The final query will erroneously (in my opinion) attempt an index scan
for both clauses, on my machine this is marginally better than a
sequential scan for both clauses. However the correct and
significantly faster plan in a handful of cases including this one is
produced by this workaround found with help from #postgresql.

explain select * from test where data like '%abc%' and (data||'') like
'%a%'; -- Proper plan chosen

This causes the planner consider and then correctly pick the plan that
does an index scan for the GIN accelerated '%abc%' restriction and
then do filter on the remaining results for the '%a%' restriction.

I feel like this is potentially a question more for pgsql-hackers but
the mailing list suggests asking elsewhere before posting there and
this wasnt quite a "bug". A quick uninformed peek at the planner code
makes me think this isn't exactly trivial but from the "simplicity" of
the workaround id hope it is possible. This seems like an issue that
would affect all inverse indices or more generally any index where
multiple clauses against the same index might have different
performance characteristics that could be determined at plan time (so
only for constant restrictions).

--Kurt Kartaltepe


Re: [GENERAL] Fwd: Planner oversight for GIN indices?

From
Tom Lane
Date:
Kurt Kartaltepe <kkartaltepe@gmail.com> writes:
> ... I feel like this is potentially a question more for pgsql-hackers but
> the mailing list suggests asking elsewhere before posting there and
> this wasnt quite a "bug". A quick uninformed peek at the planner code
> makes me think this isn't exactly trivial but from the "simplicity" of
> the workaround id hope it is possible. This seems like an issue that
> would affect all inverse indices or more generally any index where
> multiple clauses against the same index might have different
> performance characteristics that could be determined at plan time (so
> only for constant restrictions).

Yeah, the planner's traditional behavior here is just to throw every
potentially indexable clause into the indexqual list and let the index AM
sort things out at runtime.  This is demonstrably the best thing to do
for btree, where the AM itself can identify redundant or contradictory
scan clauses with 100% accuracy at scan start.  I think that GIN might
be the only case where including seriously-unselective quals is really
a big loser --- the cause of that being that it might have to iterate
over some very long posting lists.  We did some work recently to make
GIN smarter about combinations of long and short posting lists, but it
seems that it's still not smart enough to cover this case completely.

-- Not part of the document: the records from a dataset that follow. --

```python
def laplace3d_device_free(g):
    lib().HYPRE_MI_FreeDevice.argtypes = [vp]
    lib().HYPRE_MI_FreeDevice.restype = None
    for k in ("rows", "cols", "vals", "rhs"):
        if g.get(k):
            lib().HYPRE_MI_FreeDevice(vp(g[k]))
            g[k] = None


def counter(name):
    v = C.c_longlong()
    call("HYPRE_MI_GetCounter", name.encode(), C.byref(v))
    return v.value


def assembly_stamp(A):
    par = A.par if hasattr(A, "par") else A
    v = C.c_ulonglong()
    call("HYPRE_MI_ParCSRGetAssemblyStamp", par, C.byref(v))
    return v.value


def set_value_dictionary(on):
    call("HYPRE_MI_SetValueDictionary", 1 if on else 0)


def parcsr_value_kind(A):
    par = A.par if hasattr(A, "par") else A
    v = c_int()
    call("HYPRE_MI_ParCSRGetValueKind", par, C.byref(v))
    return v.value


def parcsr_csr(A, which):
    par = A.par if hasattr(A, "par") else A
    nr, nc, nnz = c_int(), c_int(), c_big()
    call("HYPRE_MI_ParCSRGetCSRSize", par, which, C.byref(nr), C.byref(nc), C.byref(nnz))
    ia = np.zeros(nr.value + 1, dtype=np.int64)
    ja = np.zeros(max(nnz.value, 1), dtype=np.int32)
    a = np.zeros(max(nnz.value, 1), dtype=np.float64)
    call("HYPRE_MI_ParCSRGetCSR", par, which, ia, ja, a)
    return ia, ja[: nnz.value], a[: nnz.value], (nr.value, nc.value)


def parcsr_colmap(A):
    par = A.par if hasattr(A, "par") else A
    nr, nc, nnz = c_int(), c_int(), c_big()
    call("HYPRE_MI_ParCSRGetCSRSize", par, 1, C.byref(nr), C.byref(nc), C.byref(nnz))
    cm = np.zeros(max(nc.value, 1), dtype=np.int64)
    call("HYPRE_MI_ParCSRGetColMapOffd", par, cm)
    return cm[: nc.value]


def build_laplace_system(nx, ny, nz, stencil=7, rank=0, size=1):
    N = nx * ny * nz
    ilower, iupper = row_partition(N, size, rank)
    A = IJMatrix(ilower, iupper)
    g = laplace3d(nx, ny, nz, stencil, ilower, iupper)
    A.set_values_ptr(g["nnz"], g["rows"], g["cols"], g["vals"])
    A.assemble()
    rhs = np.ctypeslib.as_array(C.cast(g["rhs"], C.POINTER(c_dbl)), shape=(g["nloc"],)).copy()
    laplace3d_free(g)
    b = IJVector(ilower, iupper, rhs)
    x = IJVector(ilower, iupper)
    x.fill(0.0)
    return A, b, x, rhs


def profile_enable(pid, capacity=4096):
    call("HYPRE_MI_ProfileEnable", pid, capacity)


def profile_reset():
    call("HYPRE_MI_ProfileReset")


def profile_kernel_name(pid):
    buf = C.create_string_buffer(128)
    call("HYPRE_MI_ProfileKernelName", pid, buf, 128)
# ... 287 lines not shown
```

### include/HYPRE_mi_ext.h

```cpp
#ifndef HYPRE_MI_EXT_HEADER
#define HYPRE_MI_EXT_HEADER
#include "HYPRE_parcsr_ls.h"
#include "HYPRE_IJ_mv.h"
#ifdef __cplusplus
extern "C" {
#endif

#define HYPRE_MI_UNIQUE_ID_BYTES 128
HYPRE_Int HYPRE_MI_CommGetUniqueId(void *id128);
HYPRE_Int HYPRE_MI_CommInitRCCL(const void *id128, HYPRE_Int rank, HYPRE_Int size);
HYPRE_Int HYPRE_MI_CommInitFromEnv(void);
typedef void (*HYPRE_MI_AllreduceFn)(void *ctx, void *buf, size_t count, int dtype ,
                                     int op );
typedef void (*HYPRE_MI_AllgatherFn)(void *ctx, const void *send, void *recv, size_t bytes_per_rank);
typedef void (*HYPRE_MI_ExchangeFn)(void *ctx, int nsend, const int *send_peers, void *const *send_ptrs,
                                    const size_t *send_bytes, int nrecv, const int *recv_peers, void *const *recv_ptrs,
                                    const size_t *recv_bytes);
HYPRE_Int HYPRE_MI_CommInitCallbacks(void *ctx, HYPRE_MI_AllreduceFn ar, HYPRE_MI_AllgatherFn ag,
                                     HYPRE_MI_ExchangeFn ex, HYPRE_Int rank, HYPRE_Int size);
HYPRE_Int HYPRE_MI_CommEnablePeerStoreExchange(HYPRE_BigInt slot_bytes);
HYPRE_Int HYPRE_MI_CommCheck(void);
HYPRE_Int HYPRE_MI_CommAllreduceDevice(HYPRE_Real *dev_buf, HYPRE_Int count);
HYPRE_Int HYPRE_MI_CommExchangeDevice(HYPRE_Int nsend, const HYPRE_Int *send_peers, void *const *send_ptrs,
                                      const size_t *send_bytes, HYPRE_Int nrecv, const HYPRE_Int *recv_peers,
                                      void *const *recv_ptrs, const size_t *recv_bytes);
HYPRE_Int HYPRE_MI_CommName(char *name, HYPRE_Int max_len);
HYPRE_Int HYPRE_MI_CommSelfTestRCCL(void);
HYPRE_Int HYPRE_MI_CommFinalize(void);
HYPRE_Int HYPRE_MI_CommRank(HYPRE_Int *rank);
HYPRE_Int HYPRE_MI_CommSize(HYPRE_Int *size);
HYPRE_Int HYPRE_MI_CommBarrier(void);
HYPRE_Int HYPRE_MI_CommAllreduce(void *buf, size_t count, int dtype, int op);

HYPRE_Int HYPRE_MI_IJMatrixAssembleHostOnly(HYPRE_IJMatrix matrix);
HYPRE_Int HYPRE_MI_BoomerAMGSetupHostOnly(HYPRE_Solver solver, HYPRE_ParCSRMatrix A);
HYPRE_Int HYPRE_MI_ParCSRGetHaloPlan(HYPRE_ParCSRMatrix A, HYPRE_Int *nsend_peers, HYPRE_Int *send_peers,
                                     HYPRE_Int *send_starts, HYPRE_Int *send_map, HYPRE_Int *nrecv_peers,
                                     HYPRE_Int *recv_peers, HYPRE_Int *recv_starts);

HYPRE_Int HYPRE_MI_ParCSRGetCSRSize(HYPRE_ParCSRMatrix A, HYPRE_Int which, HYPRE_Int *nrows, HYPRE_Int *ncols,
                                    HYPRE_BigInt *nnz);
HYPRE_Int HYPRE_MI_ParCSRGetCSR(HYPRE_ParCSRMatrix A, HYPRE_Int which, HYPRE_BigInt *ia, HYPRE_Int *ja, HYPRE_Complex *a);
HYPRE_Int HYPRE_MI_ParCSRGetColMapOffd(HYPRE_ParCSRMatrix A, HYPRE_BigInt *col_map_offd);
HYPRE_Int HYPRE_MI_ParCSRGetAssemblyStamp(HYPRE_ParCSRMatrix A, unsigned long long *stamp);
HYPRE_Int HYPRE_MI_ParCSRGetValueKind(HYPRE_ParCSRMatrix A, HYPRE_Int *kind);

HYPRE_Int HYPRE_MI_GetStream(void **hip_stream);
HYPRE_Int HYPRE_MI_StreamSynchronize(void);
HYPRE_Int HYPRE_MI_SetGSChunk(HYPRE_Int rows_per_chunk);
HYPRE_Int HYPRE_MI_GetGSChunk(HYPRE_Int *rows_per_chunk);
HYPRE_Int HYPRE_MI_SetZeroGuessMode(HYPRE_Int mode);
HYPRE_Int HYPRE_MI_BoomerAMGPoisonWorkVectors(HYPRE_Solver solver);
HYPRE_Int HYPRE_MI_TileScheduleCheck(HYPRE_Int n, const HYPRE_BigInt *row_ptr, HYPRE_Int row_cap, HYPRE_Int tile_entries,
                                     HYPRE_Int *ntiles, HYPRE_Int *mismatch);
HYPRE_Int HYPRE_MI_VectorKernelOp(HYPRE_Int op, HYPRE_Int m, HYPRE_ParVector *vecs, const HYPRE_Real *coef,
                                  HYPRE_Real scale, HYPRE_ParVector w, HYPRE_ParVector xd, HYPRE_Int init,
                                  HYPRE_Real *out);
HYPRE_Int HYPRE_MI_ArenaSelfTest(HYPRE_Int seed, HYPRE_Int rounds, HYPRE_BigInt max_block_bytes, HYPRE_BigInt *verified,
                                 HYPRE_BigInt *peak_bytes);
HYPRE_Int HYPRE_MI_SetValueDictionary(HYPRE_Int on);
HYPRE_Int HYPRE_MI_GetCounter(const char *name, long long *value);
HYPRE_Int HYPRE_MI_CheckBlockRowPointers(HYPRE_BigInt nrows, const HYPRE_BigInt *row_ptr);

HYPRE_Int HYPRE_MI_KrylovGetResidualHistory(HYPRE_Solver solver, HYPRE_Real *norms, HYPRE_Int max_n, HYPRE_Int *n);
HYPRE_Int HYPRE_MI_KrylovGetSolveSeconds(HYPRE_Solver solver, HYPRE_Real *seconds);

HYPRE_Int HYPRE_MI_CSRDeviceOp(HYPRE_Int op, HYPRE_Int a_nrows, HYPRE_Int a_ncols, const HYPRE_BigInt *a_ia,
                               const HYPRE_Int *a_ja, const HYPRE_Complex *a_a, HYPRE_Int b_nrows, HYPRE_Int b_ncols,
                               const HYPRE_BigInt *b_ia, const HYPRE_Int *b_ja, const HYPRE_Complex *b_a,
                               const HYPRE_Int *perm, const HYPRE_Int *colpos, HYPRE_Int *c_nrows, HYPRE_Int *c_ncols,
                               HYPRE_BigInt **c_ia, HYPRE_Int **c_ja, HYPRE_Complex **c_a);

HYPRE_Int HYPRE_MI_CSRReuseOp(HYPRE_Int op, HYPRE_Int a_nrows, HYPRE_Int a_ncols, const HYPRE_BigInt *a_ia, const HYPRE_Int *a_ja,
                              const HYPRE_Complex *a_a, HYPRE_Int b_nrows, HYPRE_Int b_ncols, const HYPRE_BigInt *b_ia,
                              const HYPRE_Int *b_ja, const HYPRE_Complex *b_a, const HYPRE_Int *rowmap, const HYPRE_Int *colmap,
                              HYPRE_Int lanes, HYPRE_Int c_nrows, HYPRE_Int c_ncols, const HYPRE_BigInt *c_ia,
                              const HYPRE_Int *c_ja, HYPRE_Complex *c_a, HYPRE_Int *bad_row);
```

I'm not sure offhand whether it's better to make the planner try to
identify indexable clauses it should not hand to the index AM, or to
insist that the index AM ought to be smart enough to cope.  The difficulty
with the former approach is that the planner can't be counted on to do the
right thing if there are non-constant comparison values, plus if there are
a lot of potentially-indexable clauses it's not cheap to consider all
combinations.  The difficulty with the latter approach is that the index
AM might not have the necessary information either.  If the best it can do
is to look into the planner's statistics, that feels a bit duplicative.
(But it might still be a win, because we'd definitely have the actual
comparison value at runtime.)

Anyway, sorry, this is a research problem rather than something that's
easy to fix.

            regards, tom lane